4 Memorial Day Weekend Events Set for Anderson County

Greg Wilson/Anderson Observer

There are four formal ceremonies in Anderson County to remember the soldiers and their families who paid the ultimate sacrifice.

Sunday in at 6:30 p.m. in Iva, the town will hold an event on at the Memorial Park on the town square, followed on Monday by a 10 a.m. event at the Veterans Monument in Honea Path, Monday a 10 a.m. service at Dolly Cooper Veterans Cemetery and a 10:30 a.m. ceremony at Veterans Park in Pendleton.

County, state and federal offices will also be closed Monday.

Monday is a day for contemplation and appreciation.

Originally called Decoration Day, from the early tradition of decorating graves with flowers, wreaths and flags, Memorial Day is a day for remembrance of those who have died in service to our country. It was first widely observed on May 30, 1868 to commemorate the sacrifices of Civil War soldiers, by proclamation of Gen. John A. Logan of the Grand Army of the Republic, an organization of former Union sailors and soldiers.

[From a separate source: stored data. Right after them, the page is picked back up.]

-  if (n_mfcc > 0) {
-    const float floor_db = top_db < 0.f ? -INFINITY : wave_max(unord(w.gmax[lane])) - top_db;
-    for (int m0 = 0; m0 < n_mels; m0 += 64) {
-      if (valid && m0 + lane < n_mels)
-        dbl[wave][lane] = fmaxf(w.db[frame * n_mels + m0 + lane], floor_db);
-      __syncthreads();
-      if (valid) {
-        const int mm = n_mels - m0 < 64 ? n_mels - m0 : 64;
-        for (int c = lane; c < n_mfcc; c += 64) {
-          float s = m0 ? o[c] : 0.f;
-          for (int m = 0; m < mm; ++m) s = fmaf(dbl[wave][m], dct[(int64_t)(m0 + m) * n_mfcc + c], s);
-          o[c] = s;
+  const int tid = threadIdx.x, lane = tid & 63;
+  const int wave = __builtin_amdgcn_readfirstlane(tid >> 6);
+  const bool dct_lds = n_mfcc > 0 && n_mels <= 64 && n_mels * n_mfcc <= DLMAX;
+  if (dct_lds) {
+    for (int i = tid; i < n_mels * n_mfcc; i += 256) dl[i] = dct[i];
+    __syncthreads();
+  }
+  const int64_t nfr = B * T;
+  const int64_t f0 = ((int64_t)blockIdx.x * 4 + wave) * fpw;
+  if (f0 >= nfr) return;
+  const int64_t f1 = nfr - f0 < fpw ? nfr : f0 + fpw;
+  const float floor_db = n_mfcc <= 0 || top_db < 0.f ? -INFINITY : wave_max(unord(w.gmax[lane])) - top_db;
+  const int np = F >> 7, Fb = np << 7, R = F - Fb;
+  const bool st8 = ((((uintptr_t)out) | ((uintptr_t)ld_out * 4) | ((uintptr_t)n_mfcc * 4)) & 7u) == 0;
+  const int voff = lane * 16;
+  int64_t utt = f0 / T, utt_end = (utt + 1) * T;
+  for (int64_t g0 = f0; g0 < f1; g0 += G2) {
+    const int ng = f1 - g0 < G2 ? (int)(f1 - g0) : G2;
+#pragma unroll 1
+    for (int j = 0; j < ng; ++j) {
+      const int64_t frame = g0 + j;
+      float* o = out + frame * ld_out;
+      f32x4 x4[NL];
+      if (TF) {
+        const srd_t r0 = frame_srd(X, frame, f1, F);
+#pragma unroll
+        for (int r = 0; r < NL; ++r) x4[r] = bload4(r0, voff + 1024 * r);
+      }
+      if (n_mfcc > 0) {
+        if (dct_lds) {
+          const float dbv = lane < n_mels ? fmaxf(w.db[frame * n_mels + lane], floor_db) : 0.f;
+          for (int c0 = 0; c0 < n_mfcc; c0 += 64) {
+            const int c = c0 + lane < n_mfcc ? c0 + lane : n_mfcc - 1;
+            const float* dc = dl + c;
+            float s = 0.f;
+            int m = 0;
+            for (; m + 4 <= n_mels; m += 4) {
+              const float d0 = dc[m * n_mfcc], d1 = dc[(m + 1) * n_mfcc], d2 = dc[(m + 2) * n_mfcc], d3 = dc[(m + 3) * n_mfcc];
+              s = fmaf(lane_value(dbv, m), d0, s);
+              s = fmaf(lane_value(dbv, m + 1), d1, s);
+              s = fmaf(lane_value(dbv, m + 2), d2, s);
+              s = fmaf(lane_value(dbv, m + 3), d3, s);
+            }
+            for (; m < n_mels; ++m) s = fmaf(lane_value(dbv, m), dc[m * n_mfcc], s);
+            if (c0 + lane < n_mfcc) o[c] = s;
+          }
+        } else {
+          for (int m0 = 0; m0 < n_mels; m0 += 64) {
+            if (m0 + lane < n_mels) dbl[wave][lane] = fmaxf(w.db[frame * n_mels + m0 + lane], floor_db);
+            WAVE_SYNC();
+            const int mm = n_mels - m0 < 64 ? n_mels - m0 : 64;
+            for (int c = lane; c < n_mfcc; c += 64) {
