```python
# ... 296 lines not shown
        return all((4 - s % 4) % 4 < s for side in (h, w) for s in (side, 2 * side))

    def spatial_padding(self, feats):
        _, _, h, w = feats.size()
        pad_h, pad_w = self.pads(h, w)
        if pad_h == 0 and pad_w == 0:
            return feats
        return F.pad(feats, [0, pad_w, 0, pad_h], mode='reflect')

    def forward(self, target, refs, ref_valid=None):
        t = len(refs)
        return self._fuse(target, torch.stack(refs, dim=1).flatten(0, 1), t, t_major=False, ref_valid=ref_valid)

    def forward_stacked(self, target, refs, t, ref_valid=None):
        return self._fuse(target, refs, t, t_major=True, ref_valid=ref_valid)

    def forward_nhwc(self, target, refs, t, ref_valid=None):
        h_in, w_in = target.shape[1:3]
        ph, pw = self.pads(h_in, w_in)
        vb = ref_valid_bits(ref_valid, target.shape[0], t, target.device)
        if ph or pw:
            if target.dtype != torch.float32:
                target = nhwc.to_nhwc(self.spatial_padding(nhwc.as_nchw(target)))
                refs = nhwc.to_nhwc(self.spatial_padding(nhwc.as_nchw(refs)))
                return self.forward_nhwc(target, refs, t, vb)[:, :h_in, :w_in, :].contiguous()
            out = self.forward_nhwc(nhwc.reflect_pad(target, ph, pw), nhwc.reflect_pad(refs, ph, pw), t, vb)
            return nhwc.crop(out, h_in, w_in)
        q = nhwc.conv(self.conv_emb1[0], target, prelu=self.conv_emb1[1], amax=False)
        train = q.requires_grad
        fold = not train and q.dtype == torch.float32 and not nhwc.BF16
        if not fold:
            q = q * self.scale if train else nhwc.rnd_(q.mul_(self.scale))
        emb = nhwc.conv(self.conv_emb2[0], refs, prelu=self.conv_emb2[1], amax=False)
        ass = nhwc.conv(self.conv_ass, refs, amax=False)
        if vb is not None:
            if fold:
                r = hip.mrattn_fwd_nhwc_masked(q, emb, ass, t, vb, q_scale=float(self.scale))
            else:
                r = nhwc_train.attention(q, emb, ass, t, vb) if train else nhwc.rnd_(hip.mrattn_fwd_nhwc_masked(q, emb, ass, t, vb))
        elif fold:
            r = hip.mrattn_fwd_nhwc(q, emb, ass, t, q_scale=float(self.scale))
        else:
            r = nhwc_train.attention(q, emb, ass, t) if train else nhwc.rnd_(hip.mrattn_fwd_nhwc(q, emb, ass, t))
        del emb, ass
        attn = nhwc.conv(self.spatial_attn, target, x2=r, slope=0.1)
        attn_mul = nhwc.conv(self.spatial_attn_mul2, nhwc.conv(self.spatial_attn_mul1, attn, slope=0.1), amax=False)
        attn_add = nhwc.conv(self.spatial_attn_add2, nhwc.conv(self.spatial_attn_add1, attn, slope=0.1), amax=False)
        r = nhwc_train.modulate(r, attn_mul, attn_add) if train else nhwc.rnd_(hip.attn_modulate_(r, attn_mul, attn_add))
        return nhwc.conv(self.feat_fusion, target, x2=r, slope=0.1)

    def _fuse(self, target, refs, t, t_major, ref_valid=None):
        h_input, w_input = target.shape[-2:]
        vb = ref_valid_bits(ref_valid, target.shape[0], t, target.device)
        target = self.spatial_padding(target)
        refs = self.spatial_padding(refs)
        q = self.conv_emb1(target) * self.scale
        emb = self.conv_emb2(refs)
        ass = conv_act(self.conv_ass, refs)
        refs = _MultiRefAttention.apply(q, emb, ass, t, t_major) if vb is None else _MultiRefAttention.apply(q, emb, ass, t, t_major, vb)
        attn = conv_act(self.spatial_attn, torch.cat([target, refs], dim=1), 0.1)
        attn_mul = conv_act(self.spatial_attn_mul2, conv_act(self.spatial_attn_mul1, attn, 0.1))
        attn_add = conv_act(self.spatial_attn_add2, conv_act(self.spatial_attn_add1, attn, 0.1))
        attn_mul = torch.sigmoid(attn_mul)
        refs = refs * attn_mul * 2 + attn_add
        feat = conv_act(self.feat_fusion, torch.cat([target, refs], dim=1), 0.1)
        if feat.shape[-2:] != (h_input, w_input):
            feat = feat[:, :, :h_input, :w_input].contiguous()
        return feat
```

mrefsr_amd/csrc/mrattn.hip:

```cpp
#include "common.h"

namespace {

constexpr int MAX_T = 16;

template <bool MASKED> __device__ __forceinline__ bool on(unsigned int bits, int t) { return !MASKED || ((bits >> t) & 1u); }

template <bool MASKED>
__global__ __launch_bounds__(256) void mrattn_fwd_kernel(const float *__restrict__ q, const float *__restrict__ emb,
                                                         const float *__restrict__ ass, float *__restrict__ out,
                                                         float *__restrict__ prob, int N, int T, int c, int c2, int HW, int t_major,
                                                         const unsigned int *__restrict__ valid_bits)
{
    const long total = (long)N * HW;
    for (long e = blockIdx.x * (long)blockDim.x + threadIdx.x; e < total; e += (long)gridDim.x * blockDim.x) {
        const int n = (int)(e / HW), p = (int)(e - (long)n * HW);
        const unsigned int vb = MASKED ? valid_bits[n] : 0u;
        float s[MAX_T];
#pragma unroll
        for (int t = 0; t < MAX_T; ++t) s[t] = 0.f;
        const size_t i0 = t_major ? (size_t)n : (size_t)n * T, is = t_major ? (size_t)N : 1;
        const float *qp = q + (size_t)n * c * HW + p;
        const float *ep = emb + i0 * c * HW + p;
        const size_t est = is * c * HW;
// ... 162 lines not shown
                }
#pragma unroll
                for (int o = L / 2; o > 0; o >>= 1) d += __shfl_xor(d, o, 64);
                logit[t] = d;
                if (on<MASKED>(vb, t)) mx = fmaxf(mx, d);
            }
        }
        float den = 0.f;
#pragma unroll
        for (int t = 0; t < 16; ++t)
            if (t < T && on<MASKED>(vb, t)) {
                logit[t] = expf(logit[t] - mx);
                den += logit[t];
            }
        const float inv = (!MASKED || den > 0.f) ? 1.0f / den : 0.f;
        float4 o0 = make_float4(0.f, 0.f, 0.f, 0.f), o1 = o0;
#pragma unroll
        for (int t = 0; t < 16; ++t)
            if (t < T && on<MASKED>(vb, t)) {
                const float w = logit[t] * inv;
                const typename IO::T *ap = ass + (((long)t * N + n) * HW + p) * (2 * CH) + 4 * sub;
                const float4 a0 = IO::ld(ap), a1 = IO::ld(ap + CH);
                o0.x += w * a0.x, o0.y += w * a0.y, o0.z += w * a0.z, o0.w += w * a0.w;
                o1.x += w * a1.x, o1.y += w * a1.y, o1.z += w * a1.z, o1.w += w * a1.w;
            }
        if (ok) {
            typename IO::T *op = out + g * (2 * CH) + 4 * sub;
            IO::st(op, o0);
            IO::st(op + CH, o1);
        }
    }
}

template <bool IO16, bool MASKED>
int launch_mrattn_nhwc(const void *q, const void *emb, const void *ass, const unsigned int *vb, void *out, int N, int T, int c, int HW, float q_scale,
                       hipStream_t st)
{
    typedef typename Io4<IO16>::T E;
    const long waves = ((long)N * HW * (c / 4) + 63) / 64;
    const long blocks = (waves + 3) / 4;
    const dim3 grid((int)(blocks < 65536 ? blocks : 65536));
    const E *q_ = (const E *)q, *e_ = (const E *)emb, *a_ = (const E *)ass;
    E *o_ = (E *)out;
    if (c == 256) hipLaunchKernelGGL((mrattn_fwd_nhwc_kernel<256, IO16, MASKED>), grid, dim3(256), 0, st, q_, e_, a_, o_, N, T, (long)HW, q_scale, vb);
    else if (c == 128) hipLaunchKernelGGL((mrattn_fwd_nhwc_kernel<128, IO16, MASKED>), grid, dim3(256), 0, st, q_, e_, a_, o_, N, T, (long)HW, q_scale, vb);
    else if (c == 64) hipLaunchKernelGGL((mrattn_fwd_nhwc_kernel<64, IO16, MASKED>), grid, dim3(256), 0, st, q_, e_, a_, o_, N, T, (long)HW, q_scale, vb);
    else return mrefsr::fail(MREFSR_E_UNSUPPORTED, "mrattn_fwd_nhwc: c=%d (64, 128 or 256: the three MRAPAFusion heads)", c);
    return mrefsr::check_launch("mrattn_fwd_nhwc");
}

}

MREFSR_EXPORT int mrefsr_mrattn_fwd_nhwc_f32(const float *q, const float *emb, const float *ass, float *out, int N, int T, int c,
                                             int HW, mrefsr_stream_t stream)
{
    MREFSR_REQUIRE(q && emb && ass && out, "mrattn_fwd_nhwc: null pointer");
    MREFSR_REQUIRE(N > 0 && T > 0 && T <= 16 && HW > 0, "mrattn_fwd_nhwc: N=%d T=%d HW=%d (T <= 16)", N, T, HW);
    return launch_mrattn_nhwc<false, false>(q, emb, ass, nullptr, out, N, T, c, HW, 1.0f, (hipStream_t)stream);
}

MREFSR_EXPORT int mrefsr_mrattn_fwd_nhwc_scaled_f32(const float *q, const float *emb, const float *ass, float *out, int N, int T, int c,
                                                    int HW, float q_scale, mrefsr_stream_t stream)
{
    MREFSR_REQUIRE(q && emb && ass && out, "mrattn_fwd_nhwc_scaled: null pointer");
    MREFSR_REQUIRE(N > 0 && T > 0 && T <= 16 && HW > 0, "mrattn_fwd_nhwc_scaled: N=%d T=%d HW=%d (T <= 16)", N, T, HW);
    return launch_mrattn_nhwc<false, false>(q, emb, ass, nullptr, out, N, T, c, HW, q_scale, (hipStream_t)stream);
}

MREFSR_EXPORT int mrefsr_mrattn_fwd_nhwc_bf16(const void *q, const void *emb, const void *ass, void *out, int N, int T, int c, int HW,
                                              mrefsr_stream_t stream)
{
    MREFSR_REQUIRE(q && emb && ass && out, "mrattn_fwd_nhwc_bf16: null pointer");
    MREFSR_REQUIRE(N > 0 && T > 0 && T <= 16 && HW > 0, "mrattn_fwd_nhwc_bf16: N=%d T=%d HW=%d (T <= 16)", N, T, HW);
    return launch_mrattn_nhwc<true, false>(q, emb, ass, nullptr, out, N, T, c, HW, 1.0f, (hipStream_t)stream);
}

MREFSR_EXPORT int mrefsr_mrattn_fwd_f32(const float *q, const float *emb, const float *ass, float *out, float *prob,
                                        int N, int T, int c, int c2, int HW, int t_major, mrefsr_stream_t stream)
{
    MREFSR_REQUIRE(q && emb && ass && out, "mrattn_fwd: null pointer");
    if (int e = check("mrattn_fwd", N, T, c, c2, HW)) return e;
    const long blocks = ((long)N * HW + 255) / 256;
    hipLaunchKernelGGL(mrattn_fwd_kernel<false>, dim3((int)(blocks < 65536 ? blocks : 65536)), dim3(256), 0, (hipStream_t)stream,
                       q, emb, ass, out, prob, N, T, c, c2, HW, t_major, (const unsigned int *)nullptr);
    return mrefsr::check_launch("mrattn_fwd");
}

MREFSR_EXPORT int mrefsr_mrattn_bwd_f32(const float *q, const float *emb, const float *ass, const float *prob,
                                        const float *g_out, float *g_q, float *g_emb, float *g_ass, int N, int T, int c,
                                        int c2, int HW, int t_major, mrefsr_stream_t stream)
{
    MREFSR_REQUIRE(q && emb && ass && prob && g_out && g_q && g_emb && g_ass, "mrattn_bwd: null pointer");
    if (int e = check("mrattn_bwd", N, T, c, c2, HW)) return e;
    const long blocks = ((long)N * HW + 255) / 256;
    hipLaunchKernelGGL(mrattn_bwd_kernel<false>, dim3((int)(blocks < 65536 ? blocks : 65536)), dim3(256), 0, (hipStream_t)stream,
                       q, emb, ass, prob, g_out, g_q, g_emb, g_ass, N, T, c, c2, HW, t_major, (const unsigned int *)nullptr);
    return mrefsr::check_launch("mrattn_bwd");
}
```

During that first national commemoration, former Union Gen. and sitting Ohio Congressman James Garfield made a speech at Arlington National Cemetery, after which 5,000 participants helped to decorate the graves of the more than 20,000 Union and Confederate soldiers who were buried there.

“We do not know one promise these men made, one pledge they gave, one word they spoke; but we do know they summed up and perfected, by one supreme act, the highest virtues of men and citizens. For love of country, they accepted death, and thus resolved all doubts, and made immortal their patriotism and their virtue.”

- James A. Garfield

May 30, 1868 Arlington National Cemetery

This event was inspired by local observances of the day that had taken place in several towns throughout America in the three years after the Civil War. In 1873, New York was the first state to designate Memorial Day as a legal holiday. By the late 1800s, many more cities and communities observed Memorial Day, and several states had declared it a legal holiday. After World War I, it became an occasion for honoring those who died in all of America’s wars and was then more widely established as a national holiday throughout the United States.